Lecce - Nuovo appuntamento con la nostra rubrica "a 4 zampe", grazie alla quale potremo comprendere meglio il mondo dei nostri animali domestici, cercando di apprendere e di conoscere tutti gli strumenti necessari per capire e soddisfare le loro esigenze. Per far ciò, ci avvarremo dell'ausilio e dell'esperienza di medici veterinari, di professionisti del settore e di validi esperti in materia, i quali ci condurranno in questo viaggio alla scoperta di tutto ciò che può essere utile per prenderci cura dei nostri amici animali. Quest'oggi, Il dottore Davide De Guz, medico veterinario leccese ci parlerà di malattie del becco e delle piume nei pappagalli:

"Il numero di pappagalli che risultano affetti dal PBVD e dall'APV, sia pet che negli allevamenti, risulta particolarmente elevato in tutta Italia. La PBFD - spiega Davide De Guz - può avere un andamento clinico molto vario in funzione della specie coinvolta, del suo stato immunitario e, probabilmente, del ceppo virale responsabile. Alle forme “classiche” croniche della malattia, caratterizzate da tipiche alterazioni del piumaggio, si sono aggiunte forme acute caratterizzate da elevata mortalità come si osserva di frequente nei giovani pappagalli cenerini. L’APV determina una malattia molto grave nei piccoli pappagalli di tutte le specie, soprattutto se allevati a mano, caratterizzata da stasi del gozzo, rigurgito, emorragie sottocutanee e muscolari, cui segue in poco tempo la morte. In alcune specie, come le cocorite, l’APV può determinare alterazioni delle penne sovrapponibili a quelle che si osservano nei casi di PBFDSia il virus della PBFD che l’APV possono infettare i pappagalli senza determinare malattia; questi uccelli però potranno trasmettere i virus ed essere quindi dei “portatori sani”.

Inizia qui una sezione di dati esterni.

template <bool FP8>
__global__ __launch_bounds__(256, FP8 ? 3 : 4) void paged_attn_kernel(
    float* __restrict__ tmp_out,
    float* __restrict__ tmp_ml,
    const unsigned short* __restrict__ q,
    const void* __restrict__ k_cache,
    const void* __restrict__ v_cache,
    const int* __restrict__ block_table,
    const int* __restrict__ seq_lens,
    long q_stride, int Hq, int Hk, int max_blocks, int S, float scale) {
  constexpr int D = 128;
  constexpr int BS = 16;
  const int b = blockIdx.x;
  const int hk = blockIdx.y;
  const int wid = threadIdx.x / WAVE;
  const int lane = threadIdx.x & (WAVE - 1);
  const int g4 = lane >> 4;
  const int rc = lane & 15;
  const int G = Hq / Hk;
  const int slot = blockIdx.z * 4 + wid;
  const int ctx = seq_lens[b];
  if (ctx <= 0 || slot >= S) return;

  __shared__ __align__(16) unsigned short vtbuf[4][2][D * BS];

  const int nblocks = (ctx + BS - 1) / BS;
  const int per_slot = (nblocks + S - 1) / S;
  const int blk_begin = slot * per_slot;
  const int blk_end = min(nblocks, blk_begin + per_slot);
  const int kv_hi = min(ctx, blk_end * BS);

  const int qh = min(rc, G - 1);
  unsigned int qf[4][4];
  {
    const unsigned short* qp =
        q + (long)b * q_stride + (long)(hk * G + qh) * D;
#pragma unroll
    for (int st = 0; st < 4; ++st) {
      const uint4 v = *reinterpret_cast<const uint4*>(qp + st * 32 + g4 * 8);
      qf[st][0] = v.x; qf[st][1] = v.y; qf[st][2] = v.z; qf[st][3] = v.w;
    }
  }

  float m = -INFINITY, l_acc = 0.f;
  f32x4_t oacc[8] = {{}, {}, {}, {}, {}, {}, {}, {}};

  const auto* kc = reinterpret_cast<const kv_elem_t<FP8>*>(k_cache);
  const auto* vc = reinterpret_cast<const kv_elem_t<FP8>*>(v_cache);

  uint4 kfr[4];
  auto kfetch = [&](int bi_f) {
    const long base =
        ((long)block_table[(long)b * max_blocks + bi_f] * Hk + hk) * BS * D;
    const long off = base + (long)rc * D + g4 * 8;
#pragma unroll
    for (int st = 0; st < 4; ++st)
      kfr[st] = load_kv8(kc + off + st * 32);
  };
  const int stg_d0 = rc * 8;
  uint4 vpre[2][2];
  auto vfetch = [&](int bi_f) {
    const long base =
        ((long)block_table[(long)b * max_blocks + bi_f] * Hk + hk) * BS * D;
#pragma unroll
    for (int pass = 0; pass < 2; ++pass) {
      const int kp = pass * 4 + g4;
      const long voff0 = base + (long)(2 * kp) * D + stg_d0;
      const long voff1 = base + (long)(2 * kp + 1) * D + stg_d0;
      vpre[pass][0] = load_kv8(vc + voff0);
      vpre[pass][1] = load_kv8(vc + voff1);
    }
  };
  auto vwrite = [&](unsigned short* vt, int kvbase) {
#pragma unroll
    for (int pass = 0; pass < 2; ++pass) {
      const int kp = pass * 4 + g4;
      uint4 r0 = vpre[pass][0];
      uint4 r1 = vpre[pass][1];
      if (kvbase + 2 * kp >= kv_hi) r0 = uint4{0, 0, 0, 0};
      if (kvbase + 2 * kp + 1 >= kv_hi) r1 = uint4{0, 0, 0, 0};
      const unsigned int* a0 = reinterpret_cast<const unsigned int*>(&r0);
      const unsigned int* a1 = reinterpret_cast<const unsigned int*>(&r1);
#pragma unroll
      for (int j = 0; j < 8; ++j) {
        const unsigned short e0 = (a0[j >> 1] >> ((j & 1) * 16)) & 0xffffu;
        const unsigned short e1 = (a1[j >> 1] >> ((j & 1) * 16)) & 0xffffu;
        const unsigned int packed = (unsigned)e0 | ((unsigned)e1 << 16);
        const int d = stg_d0 + j;
        const int byte = d * 32 + ((4 * kp) ^ ((d & 3) << 3));
        *reinterpret_cast<unsigned int*>(
            reinterpret_cast<char*>(vt) + byte) = packed;
      }
    }
  };

  if (blk_begin < blk_end) {
    kfetch(blk_begin);
    vfetch(blk_begin);
    vwrite(vtbuf[wid][blk_begin & 1], blk_begin * BS);
  }

  for (int bi = blk_begin; bi < blk_end; ++bi) {
    const int kvbase = bi * BS;
    const unsigned short* vt = vtbuf[wid][bi & 1];

    f32x4_t sacc = {};
#pragma unroll
    for (int st = 0; st < 4; ++st) {
      sacc = __builtin_amdgcn_mfma_f32_16x16x32_bf16(
          as_frag(kfr[st].x, kfr[st].y, kfr[st].z, kfr[st].w),
          as_frag(qf[st][0], qf[st][1], qf[st][2], qf[st][3]),
          sacc, 0, 0, 0);
    }
    if (bi + 1 < blk_end) kfetch(bi + 1);

    float sv[4];
    float tmax = -INFINITY;
#pragma unroll
    for (int r = 0; r < 4; ++r) {
      const bool valid = (kvbase + 4 * g4 + r) < kv_hi;
      sv[r] = valid ? sacc[r] * scale : -INFINITY;
      tmax = fmaxf(tmax, sv[r]);
    }
    tmax = fmaxf(tmax, __shfl_xor(tmax, 16, WAVE));
    tmax = fmaxf(tmax, __shfl_xor(tmax, 32, WAVE));
    const float mn = fmaxf(m, tmax);
    const float alpha = (m == -INFINITY) ? 0.f : __expf(m - mn);
    m = mn;
    float psum = 0.f;
#pragma unroll
    for (int r = 0; r < 4; ++r) {
      sv[r] = (sv[r] == -INFINITY) ? 0.f : __expf(sv[r] - mn);
      psum += sv[r];
    }
    psum += __shfl_xor(psum, 16, WAVE);
    psum += __shfl_xor(psum, 32, WAVE);
    l_acc = l_acc * alpha + psum;
#pragma unroll
    for (int dc = 0; dc < 8; ++dc)
#pragma unroll
      for (int r = 0; r < 4; ++r) oacc[dc][r] *= alpha;

    if (bi + 1 < blk_end) {
      vfetch(bi + 1);
      vwrite(vtbuf[wid][(bi + 1) & 1], (bi + 1) * BS);
    }

    const bf16x4_t pfrag = as_frag(cvtpk_bf16(sv[0], sv[1]),
                                   cvtpk_bf16(sv[2], sv[3]));
#pragma unroll
    for (int dc = 0; dc < 8; ++dc) {
      const int d = dc * 16 + rc;
      const int byte = d * 32 + ((8 * g4) ^ ((d & 3) << 3));
      const uint2 vf = *reinterpret_cast<const uint2*>(
          reinterpret_cast<const char*>(vt) + byte);
      oacc[dc] = __builtin_amdgcn_mfma_f32_16x16x16bf16_1k(
          as_frag(vf.x, vf.y), pfrag, oacc[dc], 0, 0, 0);
    }
  }

  if (rc >= G) return;
  const int head = hk * G + rc;
  float* top = tmp_out + (((long)b * Hq + head) * S + slot) * D;
#pragma unroll
  for (int dc = 0; dc < 8; ++dc) {
#pragma unroll
    for (int r = 0; r < 4; ++r) {
      top[dc * 16 + 4 * g4 + r] = oacc[dc][r];
    }
  }
  if (g4 == 0) {
    float* ml = tmp_ml + (((long)b * Hq + head) * S + slot) * 2;
    ml[0] = m;
    ml[1] = l_acc;
  }
}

Da ricordare - continua - che le due infezioni possono coesistere nello stesso individuo. In questi casi la malattia può essere molto più grave ed interessare anche soggetti adulti, generalmente piuttosto resistenti ai due virus acquisiti singolarmente. Considerando la potenziale gravità di queste malattie, si consiglia vivamente di seguire queste raccomandazioni: Per sicurezza, si consiglia un test annuale di screening sia per l’APV che per la PBFD, in particolare nelle coppie riproduttrici, ma anche sul singolo pappagallo acquistato come pet. Chi avesse intenzione di acquistare un pappagallo, e già possiede altri pappagalli, dovrebbe innanzitutto far testare questi ultimi per poter escludere che possano poi trasmettere il virus al nuovo arrivato. PRIMA dell'acquisto di qualsiasi specie di pappagallo sarebbe buona norma programmare un incontro con un veterinario specializzato, utile per acquisire molte informazioni basilari. Acquistare solo pappagalli che abbiano una certificazione di negatività del laboratorio, accompagnata da un certificato del prelievo delle piume del veterinario nel quale viene citato il numero dell'anello inamovibile o del microchip. In questo modo potrà essere garantita la veridicità del prelievo e del test. Questo test dovrebbe essere richiesto anche agli allevatori di fiducia i quali potrebbero non rendersi conto della presenza del virus nell'allevamento. Se i clienti li richiedessero, gli allevatori sarebbero senza dubbio più motivati a far svolgere dei test!

Se il pappagallo dovesse risultare positivo, si raccomanda la somministrazione di Ornicuma Q per controllare le infezioni secondarie, e Detoxicum per aiutare il fegato. Il virus della PBFD, infatti, provoca danni al sistema immunitario e al fegato, i pappagalli che ne sono affetti devono essere più riguardati (ma senza esagerare tenendoli in una bolla di vetro). L’APV - afferma De Guz - determina delle gravi lesioni epatiche in particolare nei pappagalli molto giovani, specie se allevati a mano e privati, quindi, dell’immunità passiva trasmessa dai genitori con l’imbeccata. L'infezione non provoca necessariamente la malattia. Pertanto, se l'analisi su piuma dovesse essere positiva significa che il virus è stato in circolo e si è spostato dal torrente circolatorio ai follicoli delle penne in quanto appare avere un particolare tropismo per queste strutture.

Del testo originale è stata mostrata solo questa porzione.